Failure Mode Assessment: Proactive Identification and Mitigation
With the service created and a resilience policy applied, users can initiate their first assessment by selecting "Run failure mode assessment" on the service page. The assessment process is designed to be comprehensive and automated.
During the assessment, AWS Resilience Hub assumes the configured invoker role to access and read resources from the specified input sources. It then identifies parent-child relationships between resources and queries the application topology service to map connections. This mapping creates a detailed topology that visualizes data flow, containment relationships, and permission structures within the application architecture.
The "Service topology" view provides a graphical representation of service resources, intelligently grouped by their functional roles within the application. This information can be presented in graph, table, or JSON formats, catering to different user preferences and analytical needs.

The "Failure mode guidance" feature allows for the addition of assertions. These assertions act as guiding principles for the agents performing the failure mode assessment, helping to refine the accuracy and relevance of the analysis. Assertions can be automatically generated by the assessment agents or manually added and updated by users to enhance the precision of the findings.
Upon completion of the assessment, a detailed report of findings and recommendations is presented in the "Assessment" tab of the service page. Each identified finding clearly articulates the nature of the failure mode, its potential impact on the architecture, actionable remediation steps, and the specific policy requirement it relates to. Users can then choose to "Mark as resolved" once a recommendation has been implemented or "Mark as irrelevant" if a particular finding does not apply to their specific use case.
For existing AWS Resilience Hub customers, migration APIs have been introduced to simplify the transition to the new platform. These APIs automate the conversion of previous assessment policies into the new resilience policy format and map legacy application structures to the new model, which supports multiple related applications within a single system composed of multiple services.

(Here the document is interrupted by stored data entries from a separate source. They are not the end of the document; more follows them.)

template <int LEVEL, bool STORE>
__global__ __launch_bounds__(64) void k_ssim2_vblur_dma(const float *__restrict__ hbuf, const float *__restrict__ xyb,
                                                        const uint32_t *__restrict__ pair_ref,
                                                        double *__restrict__ partials, uint32_t w, uint32_t h,
                                                        uint32_t pitch, size_t plane, uint32_t max_refs, uint32_t scale,
                                                        uint32_t max_vblocks, rg_consts rg, lvl_table tab,
                                                        const uint2 *__restrict__ work, const uint32_t *__restrict__ pair_first,
                                                        ssim2_map_table maps)
{
    __shared__ __attribute__((aligned(16))) float ring[2 * VB_GROUP];
    uint32_t bx = blockIdx.x, c = blockIdx.y, p = blockIdx.z;
    if (work) {
        const uint2 wi = work[blockIdx.x];
        if (wi.x == ~0u) return;
        bx = wi.x & 0xffffu, c = wi.x >> 16, p = wi.y;
    }
    if (LEVEL < 0) {
        uint32_t l = 0;
        while (l + 1 < tab.n && bx >= tab.blk_end[l]) l++;
        bx -= l ? tab.blk_end[l - 1] : 0;
        xyb = tab.xyb[l], hbuf = tab.hbuf[l];
        w = tab.w[l], h = tab.h[l], pitch = tab.pitch[l], plane = tab.plane[l];
        scale = tab.first_level + l;
    }
    const uint32_t lane = threadIdx.x, x0 = bx * 64;
    const bool active = x0 + lane < w;
    const float *hb = hbuf + ((size_t)p * 3 + c) * CE_SSIM2_STREAMS * plane + x0;
    const float *hb_ref = hbuf + ((size_t)pair_first[p] * 3 + c) * CE_SSIM2_STREAMS * plane + x0;
    const float *xa = xyb + ((size_t)pair_ref[p] * 3 + c) * plane + x0;
    const float *xb = xyb + ((size_t)(max_refs + p) * 3 + c) * plane + x0;
    const uint32_t dr = lane >> 4, dc = (lane & 15) * 4;
    float *map = STORE ? maps.lvl[scale] + ((size_t)p * 9 + (size_t)c * 3) * plane + x0 : nullptr;

    using gptr = const __attribute__((address_space(1))) void *;
    using lptr = __attribute__((address_space(3))) void *;
    auto issue_group = [&](int g) {
        float *dst = ring + (g & 1) * VB_GROUP;
        const uint32_t row = min((uint32_t)(4 * g) + dr, h - 1);
        const size_t off = (size_t)row * pitch + dc;
#pragma unroll
        for (int s = 0; s < CE_SSIM2_STREAMS; s++)
            __builtin_amdgcn_global_load_lds((gptr)(((s == 0 || s == 2) ? hb_ref : hb) + (size_t)s * plane + off), (lptr)(dst + s * VB_SLOT), 16, 0, 0);
        const int rx = 4 * g - 4 + (int)dr;
        const size_t offx = (size_t)min((uint32_t)max(rx, 0), h - 1) * pitch + dc;
        __builtin_amdgcn_global_load_lds((gptr)(xa + offx), (lptr)(dst + 5 * VB_SLOT), 16, 0, 0);
        __builtin_amdgcn_global_load_lds((gptr)(xb + offx), (lptr)(dst + 6 * VB_SLOT), 16, 0, 0);
    };

    vblur_state st;
#pragma unroll
    for (int s = 0; s < CE_SSIM2_STREAMS; s++) {
#pragma unroll
        for (int k = 0; k < 3; k++) st.prev[s][k] = st.prev2[s][k] = 0.0f;
#pragma unroll
        for (int e = 0; e < 16; e++) st.rr[e][s] = 0.0f;
    }
#pragma unroll
    for (int q = 0; q < 6; q++) st.acc[q] = 0.0;
    const int n_groups = (int)((h + 4 + VB_G - 1) / VB_G);
    const int full_groups = (int)(h / VB_G);

    issue_group(0);
    issue_group(1);
#define CE_VGROUP(GG, CHECKED)                                                                         \
    do {                                                                                               \
                    \
        asm volatile("s_waitcnt vmcnt(7)" ::: "memory");                                               \
        vblur_group<GG, CHECKED, STORE>(st, ring + ((GG) & 1) * VB_GROUP + lane, g0 + (GG), h, rg, map, \
                                        pitch, plane, lane, active);                                   \
                      \
        asm volatile("s_waitcnt lgkmcnt(0)" ::: "memory");                                             \
        issue_group(g0 + (GG) + 2);                                                                    \
    } while (0)
    int g0 = 0;
    {
        CE_VGROUP(0, true);
        CE_VGROUP(1, true);
        if (2 < n_groups) CE_VGROUP(2, true);
        if (3 < n_groups) CE_VGROUP(3, true);
        g0 = 4;
    }
    for (; g0 + 3 < full_groups; g0 += 4) {
        CE_VGROUP(0, false);
        CE_VGROUP(1, false);
        CE_VGROUP(2, false);
        CE_VGROUP(3, false);
    }
    for (; g0 < n_groups; g0 += 4) {
        CE_VGROUP(0, true);
        if (g0 + 1 < n_groups) CE_VGROUP(1, true);
        if (g0 + 2 < n_groups) CE_VGROUP(2, true);
        if (g0 + 3 < n_groups) CE_VGROUP(3, true);
    }
#undef CE_VGROUP
    asm volatile("s_waitcnt vmcnt(0)" ::: "memory");
    double *dst = partials + ((((size_t)p * CE_MAX_SCALES + scale) * 3 + c) * max_vblocks + bx) * 6;
#pragma unroll
    for (int q = 0; q < 6; q++) {
        const double sum = wave_sum(active ? st.acc[q] : 0.0);
        if (lane == 0) dst[q] = sum;
    }
}

__global__ __launch_bounds__(256) void k_cbrt_sweep(uint32_t first, uint64_t count, unsigned long long *out)
{
    uint64_t mism = 0, slow = 0;
    for (uint64_t i = (uint64_t)blockIdx.x * blockDim.x + threadIdx.x; i < count; i += (uint64_t)gridDim.x * blockDim.x) {
        const float x = __uint_as_float(first + (uint32_t)i);
// ... 61 lines not shown
        else
            ssim = 100.0;
        scores[p].ssimulacra2 = ssim;
    }
}

}


void ce_ssim2_free(ce_batch *b)
{
    for (int s = 0; s < CE_MAX_SCALES; s++) {
        hipFree(b->d_lin[s]);
        hipFree(b->d_xyb[s]);
        hipFree(b->d_hbuf[s]);
        b->d_lin[s] = b->d_xyb[s] = b->d_hbuf[s] = nullptr;
        if (b->lvl_stream[s]) hipStreamSynchronize(b->lvl_stream[s]);
        if (b->ev_prep[s]) hipEventDestroy(b->ev_prep[s]);
        if (b->ev_done[s]) hipEventDestroy(b->ev_done[s]);
        b->lvl_stream[s] = nullptr;
        b->ev_prep[s] = b->ev_done[s] = nullptr;
    }
    hipFree(b->d_partials);
    hipFree(b->d_avg);
    hipFree(b->s2_map);
    hipFree(b->s2_cells);
    b->d_partials = nullptr;
    b->d_avg = nullptr;
    b->s2_map = b->s2_cells = nullptr;
    for (int s = 0; s < CE_MAX_SCALES; s++) b->s2_map_lvl[s] = nullptr;
    b->s2_cells_cap = 0;
    b->s2_map_pairs = b->s2_norm_pairs = 0;
    for (ce_xcd_list *L : {&b->work_h, &b->work_v, &b->work_ht, &b->work_vt}) ce_free_xcd_list(L);
    b->ssim2_ready = false;
}

static int ssim2_allocate(ce_batch *b)
{
    ce_ctx *ctx = b->ctx;
    const int ns = b->n_scales;
    const size_t slots = (size_t)b->max_refs + b->max_pairs;
    for (int s = 1; s < ns; s++)
        CE_HIP(ctx, hipMalloc(&b->d_lin[s], slots * 3 * b->sd[s].plane * sizeof(float)));
    for (int s = 0; s < ns; s++) {
        CE_HIP(ctx, hipMalloc(&b->d_xyb[s], slots * 3 * b->sd[s].plane * sizeof(float)));
        CE_HIP(ctx, hipMalloc(&b->d_hbuf[s], (size_t)b->max_pairs * 3 * CE_SSIM2_STREAMS * b->sd[s].plane * sizeof(float)));
        if (s == 0 && !(b->lvl_stream[0] = ce_ctx_aux_stream(ctx, ce_ctx::AUX_SSIM2_L0))) return CE_ERR_BACKEND;
        CE_HIP(ctx, hipEventCreateWithFlags(&b->ev_prep[s], hipEventDisableTiming));
        CE_HIP(ctx, hipEventCreateWithFlags(&b->ev_done[s], hipEventDisableTiming));
    }
    b->max_vblocks = (b->sd[0].w + kColsPerBlock - 1) / kColsPerBlock;
    CE_HIP(ctx, hipMalloc(&b->d_partials, (size_t)b->max_pairs * CE_MAX_SCALES * 3 * b->max_vblocks * 6 * sizeof(double)));
    CE_HIP(ctx, hipMalloc(&b->d_avg, (size_t)b->max_pairs * CE_MAX_SCALES * 18 * sizeof(double)));
    return CE_OK;
}
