template <int NC>
__global__ void collect_bound_table_kernel(const unsigned *__restrict__ gslot, const float *__restrict__ e2, int nclass, int nq,
                                           long long total, float *__restrict__ pbnd) {
	const long long j = (long long)blockIdx.x * blockDim.x + threadIdx.x;
	if (j >= total)
		return;
	const int o = (int)(j & 127), w = (int)((j >> 7) & 3);
	const long long qb = j >> 9;
	const int i = o & 1, c = (o >> 1) & 15, hq = o >> 5;
	const long long q = qb * CL_QBLOCK + w * 128 + 32 * hq + 16 * i + c;
	float bv = __uint_as_float(0x7fc00000u);
	if (q < nq) {
		constexpr int SUBN = NC > 32 ? 32 : NC, NSUB = NC / SUBN;
		const int rank = NSUB == 1 ? nclass - 1 : (nclass + NSUB - 1) / NSUB - 1;
		unsigned kth = 0u;
		for (int sb = 0; sb < NSUB; ++sb) {
			unsigned key[SUBN];
#pragma unroll
			for (int t = 0; t < SUBN; ++t)
				key[t] = gslot[(size_t)q * NC + sb * SUBN + t];
			unsigned ks = 0xffffffffu;
#pragma unroll
			for (int t = 0; t < SUBN; ++t) {
				int less = 0, leq = 0;
#pragma unroll
				for (int s2 = 0; s2 < SUBN; ++s2) {
					less += key[s2] < key[t];
					leq += key[s2] <= key[t];
				}
				if (less <= rank && rank < leq)
					ks = key[t];
			}
			kth = ks > kth ? ks : kth;
		}
		const unsigned neutral = skey(-FLT_MAX);
		const float B = skey2f(kth < neutral ? kth : neutral);
		bv = B - e2[q];
	}
	pbnd[j] = bv;
}
static void launch_collect_bound_table(const CollectArgs &a, int nqb, hipStream_t st) {
	if (!a.pbnd)
		return;
	const long long total = (long long)nqb * CL_QBLOCK;
	const dim3 grid((unsigned)((total + 255) / 256));
	if (a.slot_stride == 128)
		hipLaunchKernelGGL(collect_bound_table_kernel<128>, grid, dim3(256), 0, st, (const unsigned *)a.gslot, a.e2, a.nclass, a.nq, total, a.pbnd);
	else if (a.slot_stride == 32)
		hipLaunchKernelGGL(collect_bound_table_kernel<32>, grid, dim3(256), 0, st, (const unsigned *)a.gslot, a.e2, a.nclass, a.nq, total, a.pbnd);
	else
		hipLaunchKernelGGL(collect_bound_table_kernel<16>, grid, dim3(256), 0, st, (const unsigned *)a.gslot, a.e2, a.nclass, a.nq, total, a.pbnd);
	MVS_HIP(hipGetLastError());
}
size_t collect_bound_table_bytes(int64_t nq) {
	return (size_t)((nq + CL_QBLOCK - 1) / CL_QBLOCK) * CL_QBLOCK * sizeof(float) + 1024 + CL_CURSOR_BYTES;
}
unsigned *collect_cursors(float *d_pbnd, int64_t nq) {
	return (unsigned *)(d_pbnd + (size_t)((nq + CL_QBLOCK - 1) / CL_QBLOCK) * CL_QBLOCK + 256);
}

template <bool COLLECT>
static void launch_collect_range(const FlatGeom &g, int metric, CollectArgs a, int64_t row_first, int64_t row_end, int64_t nq, hipStream_t st,
                                 int *grid_out, int *ranges_out, int64_t *items_out) {
	const int nqb = (int)((nq + CL_QBLOCK - 1) / CL_QBLOCK);
	if (!a.pbnd)
		throw Error("flat_bf16_collect_kernel: no bound table, hence no cursors");
	a.cursors = collect_cursors(a.pbnd, nq);
	if (!tune().cl_tab && !(a.flags & CL_FROZEN))
		a.pbnd = nullptr;
	if (!(a.flags & CL_FROZEN))
		launch_collect_bound_table(a, nqb, st);
	const bool i8 = a.i8_unit > 0.f;
	const int64_t stage_rows = cl_sub(i8) * CL_BN;
	const int64_t slots = i8 ? 768 : 512;
	const CollectSched sc = collect_plan_levels(row_end - row_first, stage_rows, nqb, slots);
	const int64_t items = (int64_t)sc.nranges * nqb;
	if (grid_out)
		*grid_out = 0;
	if (ranges_out)
		*ranges_out = sc.nranges;
	if (items_out)
		*items_out = items;
	if (items <= 0)
		return;
	if (items >= ((int64_t)1 << 28))
		throw Error("flat_bf16_collect_kernel: more items than an item word numbers");
	a.row_first = row_first;
	a.n = row_end;
	a.nqb = nqb;
	a.nsplit = sc.nranges;
	const int grid = (int)std::min<int64_t>(slots, items);
	const size_t lds = collect_lds_bytes(g, i8);
#define MVS_CL_GO(L2, SEL_, NC_)                                                                                        \
	{                                                                                                                  \
		auto kern = i8 ? flat_bf16_collect_kernel<8, L2, COLLECT, SEL_, NC_, true> : flat_bf16_collect_kernel<8, L2, COLLECT, SEL_, NC_>; \
		ensure_dynamic_lds((const void *)kern, lds);                                                                   \
		hipLaunchKernelGGL(kern, dim3(grid), dim3(256), lds, st, CollectLaunch{a, sc});                                \
	}
	if (a.slot_stride == 32 || a.slot_stride == 128) {
#define MVS_CL_NC32(L2, SEL_)                                                                                           \
	{                                                                                                                  \
		if (a.slot_stride == 128)                                                                                      \
			MVS_CL_GO(L2, SEL_, 128)                                                                                   \
		else                                                                                                           \
// ... 219 lines not shown
	return (size_t)64 * (size_t)nq * 16 * sizeof(float);
}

Broader Implications and Availability
The introduction of the next generation of AWS Resilience Hub signifies a significant shift towards a more proactive and integrated approach to cloud application resilience. By centralizing resilience management, automating dependency discovery, and leveraging AI for failure mode analysis, AWS is empowering organizations to build and maintain more robust and reliable cloud environments.
The enhanced capabilities are particularly impactful for large enterprises with complex, distributed application architectures. The ability to gain organization-wide visibility, set consistent resilience standards, and automate the detection of vulnerabilities addresses long-standing challenges in cloud operations. This not only reduces operational risk but also facilitates better compliance with industry regulations and internal governance policies.
The next generation of AWS Resilience Hub is now generally available in all AWS commercial Regions where Resilience Hub is currently offered. Information regarding regional availability and the future roadmap can be accessed via the AWS Capabilities by Region portal.

AWS Resilience Hub has transitioned to a new service-based pricing model. This model includes two free failure mode assessments per month for services, with options for automated dependency assessment available. AWS is offering a trial period, allowing users to explore the platform’s capabilities without initial cost. Detailed pricing information is available on the AWS Resilience Hub pricing page.
Organizations are encouraged to explore the new AWS Resilience Hub through the Resilience Hub console. Feedback and inquiries can be directed to AWS re:Post for Resilience Hub or through standard AWS Support channels. This release underscores AWS’s commitment to providing advanced tools that enable customers to build and operate resilient cloud solutions at scale. The platform’s evolution reflects the growing importance of resilience in the face of increasingly complex digital landscapes and the constant demand for high availability.